Transactions with subsidiaries

Transactions between the Group and its subsidiaries, which are related parties, have been eliminated on consolidation. The balance due from subsidiaries at the year end was HK$18,512k (2019: HK$18,107k). An impairment of HK$ 18,512k was booked at the year end.

Transactions with shareholders (please include convertible loans and shareholder loans)

During the year the company recognised interest receivable of HK$143k (2019: interest payable HK$216k). The balance due from shareholders which included the shareholders’ loan and convertible bonds at the year end was HK$18,141k (2019: HK$ 14,798k).
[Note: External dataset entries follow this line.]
typedef unsigned long long u64_t;
__device__ __forceinline__ u64_t ld_agent(const u64_t *p) { return __hip_atomic_load(p, __ATOMIC_RELAXED, __HIP_MEMORY_SCOPE_AGENT); }
__device__ __forceinline__ void st_agent(u64_t *p, u64_t x) { __hip_atomic_store(p, x, __ATOMIC_RELAXED, __HIP_MEMORY_SCOPE_AGENT); }
__device__ __forceinline__ u64_t ld_system(const u64_t *p) { return __hip_atomic_load(p, __ATOMIC_RELAXED, __HIP_MEMORY_SCOPE_SYSTEM); }
__device__ __forceinline__ void st_system(u64_t *p, u64_t x) { __hip_atomic_store(p, x, __ATOMIC_RELAXED, __HIP_MEMORY_SCOPE_SYSTEM); }
typedef unsigned int afe_u32x16 __attribute__((ext_vector_type(16)));
__device__ __forceinline__ u64_t afe_uniform64(unsigned long long a) {
  return ((u64_t)(unsigned)__builtin_amdgcn_readfirstlane((int)(a >> 32)) << 32) | (unsigned)__builtin_amdgcn_readfirstlane((int)a);
}
__device__ __forceinline__ void sld_system_8_1(const u64_t *p0, const u64_t *p1, u64_t (&x)[8], u64_t &y) {
  afe_u32x16 v;
  const u64_t u0 = afe_uniform64((unsigned long long)p0), u1 = afe_uniform64((unsigned long long)p1);
  asm volatile("s_load_dwordx16 %0, %2, 0x0 glc\n\ts_load_dwordx2 %1, %3, 0x0 glc\n\ts_waitcnt lgkmcnt(0)" : "=&s"(v), "=&s"(y) : "s"(u0), "s"(u1) : "memory");
#pragma unroll
  for (int i = 0; i < 8; i++) x[i] = ((u64_t)v[2 * i + 1] << 32) | v[2 * i];
}
__device__ __forceinline__ void sld_system2(const u64_t *p0, const u64_t *p1, u64_t &x0, u64_t &x1) {
  const u64_t u0 = afe_uniform64((unsigned long long)p0), u1 = afe_uniform64((unsigned long long)p1);
  asm volatile("s_load_dwordx2 %0, %2, 0x0 glc\n\ts_load_dwordx2 %1, %3, 0x0 glc\n\ts_waitcnt lgkmcnt(0)" : "=&s"(x0), "=&s"(x1) : "s"(u0), "s"(u1) : "memory");
}
__device__ __forceinline__ u64_t ticks100() { return __builtin_amdgcn_s_memrealtime(); }
__device__ __forceinline__ int ones_from_bit0(u64_t m) { return m == ~0ull ? 64 : (int)__builtin_ctzll(~m); }
__device__ __forceinline__ u64_t entry_index(u64_t e) { return (e >> 2) & ((1ull << 46) - 1); }
__device__ __forceinline__ u64_t entry_stamp(u64_t e, unsigned epoch) { return (e & ((1ull << 48) - 1)) | ((u64_t)(epoch & 0xffffu) << 48); }

__device__ __forceinline__ u64_t *persist_sync_counters(const PersistArgs &a) { return a.done + ((a.n_workers + 15) & ~15) + 16; }

__device__ __forceinline__ void persist_pump(const PersistArgs &a) {
  const int lane = (int)threadIdx.x;
  u64_t p = a.start;
  const u64_t t_start = ticks100();
  u64_t t_fed = t_start;
  u64_t t_moving = t_start;
  u64_t m_seen = a.start;
  u64_t park_pos;
  u64_t err = 0;
  u64_t m = a.start;
  u64_t *const help = a.dev_ring - 1;
  if (lane == 0) st_agent(help, 0);
  for (int w = lane; w < a.n_workers; w += 64) st_agent(a.done + w, a.start);
  st_agent(persist_sync_counters(a) + 16 * lane, 0);
  if (lane == 0) st_agent(persist_sync_counters(a) + 16 * AFE_PERSIST_SYNC_SHARDS, 0);
  __builtin_amdgcn_fence(__ATOMIC_RELEASE, "agent");
  u64_t req_marked = 0;
  u64_t acc = ~0ull;
  int sw = 0;
  u64_t d[8];
  u64_t help_in = 0, help_seen = 0;
  int slice_age = -1;
#pragma unroll
  for (int j = 0; j < 8; j++) d[j] = ~0ull;
  for (;;) {
    const u64_t idx = p + (u64_t)lane;
    u64_t e8[8], req;
    const u64_t slot = p & a.host_mask;
    if (slot + 8 <= a.host_mask + 1) sld_system_8_1(a.host_ring + slot, a.host_status + AFE_PERSIST_SYNCREQ_WORD, e8, req);
    else {
      sld_system2(a.host_ring + slot, a.host_status + AFE_PERSIST_SYNCREQ_WORD, e8[0], req);
#pragma unroll
      for (int i = 1; i < 8; i++) e8[i] = 0;
    }
    const bool news = entry_index(e8[0]) == p + 1;
    bool all8 = true;
#pragma unroll
    for (int i = 0; i < 8; i++) all8 = all8 && entry_index(e8[i]) == p + 1 + (u64_t)i;
    const bool fetch = all8 && p + 64 < m + (u64_t)a.dev_mask + 1;
    u64_t h = 0;
    if (fetch) h = ld_system(a.host_ring + (idx & a.host_mask));
    else {
#pragma unroll
      for (int i = 0; i < 8; i++) h = lane == i ? e8[i] : h;
    }
    const bool tight = p + 192 >= m + (u64_t)a.dev_mask + 1;
    if (slice_age >= (tight ? 0 : 2)) {
#pragma unroll
      for (int j = 0; j < 8; j++) acc = d[j] < acc ? d[j] : acc;
      help_seen = help_in;
      slice_age = -1;
      sw += 512;
      if (sw >= a.n_workers) {
        u64_t r = acc;
#pragma unroll
        for (int o = 32; o > 0; o >>= 1) { const u64_t other = __shfl_xor(r, o, 64); r = other < r ? other : r; }
        m = r; acc = ~0ull; sw = 0;
        if (lane == 0) st_system(a.host_status + 1, m);
      }
    }
    const bool ready = entry_index(h) == idx + 1;
    const bool room = idx + 64 < m + (u64_t)a.dev_mask + 1;
    int cnt = ones_from_bit0(__ballot(ready && room));
    const u64_t parks = __ballot(ready && (h & AFE_PERSIST_PARK)) & (cnt == 64 ? ~0ull : ((1ull << cnt) - 1));
    if (parks) cnt = (int)__builtin_ctzll(parks) + 1;
    if (lane < cnt) st_agent(a.dev_ring + (idx & a.dev_mask), entry_stamp(h, a.epoch));
    p += (u64_t)cnt;
    if (parks) { park_pos = p - 1; break; }
    if (req != req_marked && req == p) {
      if (lane == 0) st_agent(a.dev_ring + (p & a.dev_mask), entry_stamp(((p + 1) << 2) | AFE_PERSIST_PARK | AFE_PERSIST_TICK, a.epoch));
      req_marked = req;
    }
    const u64_t now = ticks100();
    const bool fed = news;
    if (fed || m < p) t_fed = now;
    if (cnt > 0 || !fed || m != m_seen) t_moving = now;
    m_seen = m;
    const bool idle = now - t_fed > (u64_t)a.idle_ticks;
    const bool gave_up = now - t_moving > (u64_t)a.give_up_ticks || help_seen != 0;
    if (idle && !gave_up) {
      if (lane == 0) st_system(a.host_status + 7, p + 1);
      __builtin_amdgcn_fence(__ATOMIC_SEQ_CST, "");
      const u64_t again = ld_system(a.host_ring + (p & a.host_mask));
      if (entry_index(again) == p + 1) {
        if (lane == 0) st_system(a.host_status + 7, 0);
        t_fed = ticks100();
        continue;
      }
    }
    if (idle || gave_up) {
      if (lane == 0) st_agent(a.dev_ring + (p & a.dev_mask), entry_stamp(((p + 1) << 2) | AFE_PERSIST_PARK, a.epoch));
      park_pos = p;
      if (gave_up) err = 1;
      break;
    }
    if (slice_age < 0) {
#pragma unroll
      for (int j = 0; j < 8; j++) { const int w = sw + lane + 64 * j; d[j] = w < a.n_workers ? ld_agent(a.done + w) : ~0ull; }
      help_in = ld_agent(help);
      slice_age = 0;
    } else slice_age++;
  }
  if (err) {
    u64_t low = ~0ull;
    int who = -1, with = 0;
    for (int w0 = 0; w0 < a.n_workers; w0 += 64) {
      const int w = w0 + lane;
      const u64_t d = w < a.n_workers ? ld_agent(a.done + w) : ~0ull;
      if (d < low) { low = d; who = w; with = 0; }
      if (d == low && w < a.n_workers) with++;
    }
    u64_t glow = low;
#pragma unroll
    for (int o = 32; o > 0; o >>= 1) { const u64_t other = __shfl_xor(glow, o, 64); glow = other < glow ? other : glow; }
    const u64_t holders = __ballot(low == glow);
    int total = low == glow ? with : 0;
#pragma unroll
    for (int o = 32; o > 0; o >>= 1) total += __shfl_xor(total, o, 64);
    if (lane == (int)__builtin_ctzll(holders)) {
      st_system(a.host_status + 3, glow);
      st_system(a.host_status + 4, p);
      st_system(a.host_status + 5, ((u64_t)(unsigned)who << 32) | (u64_t)(unsigned)total);
      st_system(a.host_status + 6, (ld_agent(help) << 32) | (u64_t)(unsigned)a.n_workers);
    }
  }
  if (lane == 0) {
    if (err) st_system(a.host_status + 2, err);
    st_system(a.host_status + 0, park_pos + 1);
  }
}

__device__ __forceinline__ void persist_set_priority(const PersistArgs &a, int steps_left, int batch) {
  if (!(a.epoch & AFE_PERSIST_PRIO)) return;
  if (2 * steps_left > batch) __builtin_amdgcn_s_setprio(3);
  else if (4 * steps_left > batch) __builtin_amdgcn_s_setprio(2);
  else __builtin_amdgcn_s_setprio(1);
}

#define AFE_HOST_ACQUIRE() __builtin_amdgcn_fence(__ATOMIC_ACQUIRE, "")
#define AFE_HOST_RELEASE() __builtin_amdgcn_fence(__ATOMIC_RELEASE, "")
template <typename R, bool LOGIC, bool RESIDENT>
constexpr int persistent_min_waves() { return sizeof(R) != 4 ? 1 : (!RESIDENT ? 6 : (LOGIC ? 3 : 5)); }
template <typename R, bool FEXT, bool LOGIC, bool RESIDENT>
constexpr bool persist_holds() { return sizeof(R) == 4 && FEXT && !LOGIC && !RESIDENT; }
template <typename R, bool FEXT, int NOISE, bool LOGIC, bool RESIDENT>
__global__ void __launch_bounds__(64) __attribute__((amdgpu_waves_per_eu(persistent_min_waves<R, LOGIC, RESIDENT>())))
afe_step_persistent_kernel(const StepView<R> v, const DevParams<R> P_arg, const DevLogic G_arg, const PersistArgs a) {
  if (blockIdx.x == 0) { persist_pump(a); return; }
  const int lane = (int)threadIdx.x;
  constexpr bool lds_params = LOGIC && RESIDENT;
  __shared__ DevParams<R> P_lds;
  __shared__ DevLogic G_lds;
  if (lds_params) {
    const uint32_t *ps = reinterpret_cast<const uint32_t *>(&P_arg), *gs = reinterpret_cast<const uint32_t *>(&G_arg);
    uint32_t *pd = reinterpret_cast<uint32_t *>(&P_lds), *gd = reinterpret_cast<uint32_t *>(&G_lds);
    for (int k = lane; k < (int)(sizeof(DevParams<R>) / 4); k += 64) pd[k] = ps[k];
    if (LOGIC) for (int k = lane; k < (int)(sizeof(DevLogic) / 4); k += 64) gd[k] = gs[k];
    __syncthreads();
  }
  const DevParams<R> &P = lds_params ? P_lds : P_arg;
  const DevLogic &G = lds_params ? G_lds : G_arg;
  const int w = (int)blockIdx.x - 1;
  u64_t s = a.start;
  u64_t t_wait = ticks100();
  u64_t tick_no = v.tick_base;
  int idle_polls = 0;
  u64_t gust_in_slab = a.gust_epoch_applied, gust_epoch = a.gust_epoch0;
  u64_t gust_next_us = (a.gust_epoch0 + 1) * a.gust_period_us, t_us = a.t0_us;
  bool sync_answered = false;
  constexpr bool HOLDS = persist_holds<R, FEXT, LOGIC, RESIDENT>();
  __shared__ HeldInputs held_lds[1];
  const bool hold = HOLDS && (a.epoch & AFE_PERSIST_HOLD);
  if (HOLDS && hold) {
    for (int j = 0, c = w; j < AFE_PERSIST_HELD_SLOTS && c < a.n_chunks; j++, c += a.n_workers) {
      const int64_t i = (int64_t)c * 64 + lane;
      if (i < v.n) {
#pragma unroll
        for (int m = 0; m < 4; m++) held_lds[0].v[j][m][lane] = v.cmd[m * v.stride + i];
#pragma unroll
        for (int k = 0; k < 3; k++) held_lds[0].v[j][4 + k][lane] = (float)v.ext_force[k * v.stride + i];
      }
    }
  }
  const bool spare = 4 * ((a.n_chunks - w + a.n_workers - 1) / a.n_workers) <= 3 * ((a.n_chunks + a.n_workers - 1) / a.n_workers);
  for (;;) {
    const u64_t idx = s + (u64_t)lane;
    const u64_t e = ld_agent(a.dev_ring + (idx & a.dev_mask));
    const bool ready = entry_index(e) == idx + 1 && (!(e & AFE_PERSIST_PARK) || (unsigned)(e >> 48) == (a.epoch & 0xffffu));
    const bool marker = ready && (e & 3ull) == 3ull;
    const int cnt = ones_from_bit0(__ballot(ready && !marker));
    if (cnt == 0) {
      if (!sync_answered && (__ballot(marker) & 1ull)) {
        asm volatile("s_waitcnt vmcnt(0)" ::: "memory");
        sync_answered = true;
        if (lane == 0) {
          u64_t *const cnts = persist_sync_counters(a);
          const unsigned shard = (unsigned)w & (AFE_PERSIST_SYNC_SHARDS - 1);
          const unsigned in_shard = ((unsigned)a.n_workers - shard + AFE_PERSIST_SYNC_SHARDS - 1) / AFE_PERSIST_SYNC_SHARDS;
          const unsigned shards = (unsigned)a.n_workers < AFE_PERSIST_SYNC_SHARDS ? (unsigned)a.n_workers : AFE_PERSIST_SYNC_SHARDS;
          const u64_t got = __hip_atomic_fetch_add(cnts + 16 * shard, 1ull, __ATOMIC_RELAXED, __HIP_MEMORY_SCOPE_AGENT) + 1;
          if (got % in_shard == 0) {
            const u64_t top = __hip_atomic_fetch_add(cnts + 16 * AFE_PERSIST_SYNC_SHARDS, 1ull, __ATOMIC_RELAXED, __HIP_MEMORY_SCOPE_AGENT) + 1;
            if (top % shards == 0) st_system(a.host_status + AFE_PERSIST_SYNC_WORD, s);
          }
        }
      }
      const u64_t waited = ticks100() - t_wait;
      if (waited > (u64_t)a.give_up_ticks + 1000000ull && lane == 0) st_agent(a.dev_ring - 1, 1);
      if (waited > (u64_t)a.give_up_ticks + 1050000000ull) {
        if (lane == 0) st_system(a.host_status + 2, 2);
        return;
      }
      if (idle_polls < 64 && !(a.epoch & AFE_PERSIST_HOST_IO)) idle_polls++;
      const int ex = idle_polls < 3 ? idle_polls : (spare ? 7 : (idle_polls < 64 ? 3 : 5));
      __builtin_amdgcn_s_sleep(2);
      for (int b = 1; b < (1 << ex); b++) __builtin_amdgcn_s_sleep(2);
      continue;
    }
    idle_polls = 0; sync_answered = false;
    if (a.epoch & AFE_PERSIST_HOST_IO) AFE_HOST_ACQUIRE();
    const u64_t low = cnt == 64 ? ~0ull : ((1ull << cnt) - 1);
    const u64_t ticks = __ballot(ready && (e & AFE_PERSIST_TICK)) & low;
    const u64_t parks = __ballot(ready && (e & AFE_PERSIST_PARK)) & low;
    int run = parks ? (int)__builtin_ctzll(parks) : cnt;
    if (RESIDENT) {
      if (a.gust_period_us && run > 0) {
        while (t_us >= gust_next_us) { gust_epoch++; gust_next_us += a.gust_period_us; }
        const u64_t left = (gust_next_us - t_us + a.dt_us - 1) / a.dt_us;
        if ((u64_t)run > left) run = (int)left;
        if (gust_epoch != gust_in_slab) {
          for (int c = w; c < a.n_chunks; c += a.n_workers) {
            const int64_t i = (int64_t)c * 64 + lane;
            if (i < v.n) {
              R f[3];
              gust_force<R>(a.gust_seed, (uint64_t)(v.first_global + i), a.gust_n_global, gust_epoch, a.gust_sigma_max, f);
              R *slab = const_cast<R *>(v.ext_force);
              slab[i] = f[0]; slab[v.stride + i] = f[1]; slab[2 * v.stride + i] = f[2];
            }
          }
          gust_in_slab = gust_epoch;
        }
        t_us += (u64_t)run * a.dt_us;
      }
      if (run > 0) {
        persist_set_priority(a, run, run);
        const u64_t batch_ticks = ticks & (run == 64 ? ~0ull : ((1ull << run) - 1));
        for (int c = w; c < a.n_chunks; c += a.n_workers) {
          const int64_t i = (int64_t)c * 64 + lane;
          if (i < v.n) run_vehicle<R, FEXT, false, NOISE, LOGIC, false, true, true>(v, P, G, i, batch_ticks, run, tick_no);
        }
        tick_no += (u64_t)__popcll(batch_ticks);
      }
      s += (u64_t)run;
      if (a.epoch & AFE_PERSIST_HOST_IO) {
        AFE_HOST_RELEASE();
        if (lane == 0 && a.n_workers <= AFE_PERSIST_HOST_MARKS) st_system(a.host_status + 8 + w, s);
      }
      if (lane == 0) st_agent(a.done + w, s);
      if (parks && run == (int)__builtin_ctzll(parks)) return;
      t_wait = ticks100();
      continue;
    }
    for (int k = 0; k < run; k++) {
      persist_set_priority(a, run - k, run);
      const u64_t tick = (ticks >> k) & 1ull;
      if (a.gust_period_us) {
        while (t_us >= gust_next_us) { gust_epoch++; gust_next_us += a.gust_period_us; }
        if (gust_epoch != gust_in_slab) {
          for (int j = 0, c = w; c < a.n_chunks; j++, c += a.n_workers) {
            const int64_t i = (int64_t)c * 64 + lane;
            if (i < v.n) {
              R f[3];
              gust_force<R>(a.gust_seed, (uint64_t)(v.first_global + i), a.gust_n_global, gust_epoch, a.gust_sigma_max, f);
              R *slab = const_cast<R *>(v.ext_force);
              slab[i] = f[0]; slab[v.stride + i] = f[1]; slab[2 * v.stride + i] = f[2];
              if (HOLDS && hold && j < AFE_PERSIST_HELD_SLOTS) {
#pragma unroll
                for (int k = 0; k < 3; k++) held_lds[0].v[j][4 + k][lane] = (float)f[k];
              }
            }
          }
          gust_in_slab = gust_epoch;
        }
        t_us += a.dt_us;
      }
      for (int j = 0, c = w; c < a.n_chunks; j++, c += a.n_workers) {
        const int64_t i = (int64_t)c * 64 + lane;
        if (i < v.n)
          run_vehicle<R, FEXT, false, NOISE, LOGIC, true, true, false, 0, HOLDS>(v, P, G, i, tick, 1, tick_no, HOLDS ? &held_lds[0] : nullptr,
                                                                                 hold && j < AFE_PERSIST_HELD_SLOTS ? j : -1);
      }
      tick_no += tick;
    }
    s += (u64_t)run;
    if (a.epoch & AFE_PERSIST_HOST_IO) {
      AFE_HOST_RELEASE();
      if (lane == 0 && a.n_workers <= AFE_PERSIST_HOST_MARKS) st_system(a.host_status + 8 + w, s);
    }
    if (lane == 0) st_agent(a.done + w, s);
    if (parks) return;
    t_wait = ticks100();
  }
}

Save as those transactions and balances disclosed elsewhere in these financial statements with shareholders and directors and Cyber Lion Limited (a company controlled by Edward Ng and Ajay Rajpal), GVMH PLC and its subsidiaries had no material transactions with related parties.

23.  Event after reporting period

At 31 December 2020, GVMH PLC and its subsidiaries did not have material non-adjusting events after the report period that have significant impact on the financial position and operation of the Group.

24.  List of subsidiaries

As at 31 December 2020 the following list contains only the particulars of subsidiaries which principally affected the results, assets or liabilities of GVMH PLC and its subsidiaries.

Proportion of ownership interest
Name of GVMH PLC Place of incorporation/ operation Particulars of issued and paid-up capital GVMH PLC and subsidiaries effective interest Held by GVMH PLC Held by the subsidiary Principal activities
GVC Holdings Ltd BVI/Hong Kong US$10,862 100% 100% - Investment holdings
Billion Wise Investment Ltd BVI / Hong Kong US$10,862 100.0% - 100%   Investment holdings
Founding Technology (Int'l) Ltd Hong Kong HK$10,000 70.0% -  70% Social Media Marketing
Grand Vision Communication Ltd BVI / Hong Kong US$10,843 100% -   100% Investment holdings
(2019:79.87%) (2019:79.87%)
Grand Vision Media Limited Hong Kong HK$1,000,000 100%           -   100% Advertising
(2019:79.87%) (2019:79.87%)
Grand Vision Media Network Limited Hong Kong HK$7,824,268 100.0%           -   100.0% 3D panel advertising
Grand Vision Media (Technology) (Shenzhen) Ltd PRC/Hong Kong RMB832,987 100%           -   100% Advertising
(2019:79.87%) (2019:79.87%)
Ying Interactive Marketing Services Ltd Hong Kong HK$4,900,000 55.0% 55%             -   Social Media Marketing
Shanghai Hongshi Culture Media Co., Ltd PRC RBM5,874,000 100.0%           -   100.0% 3D panel advertising

25.  Control

At 31 December 2020, there is no one controlling party.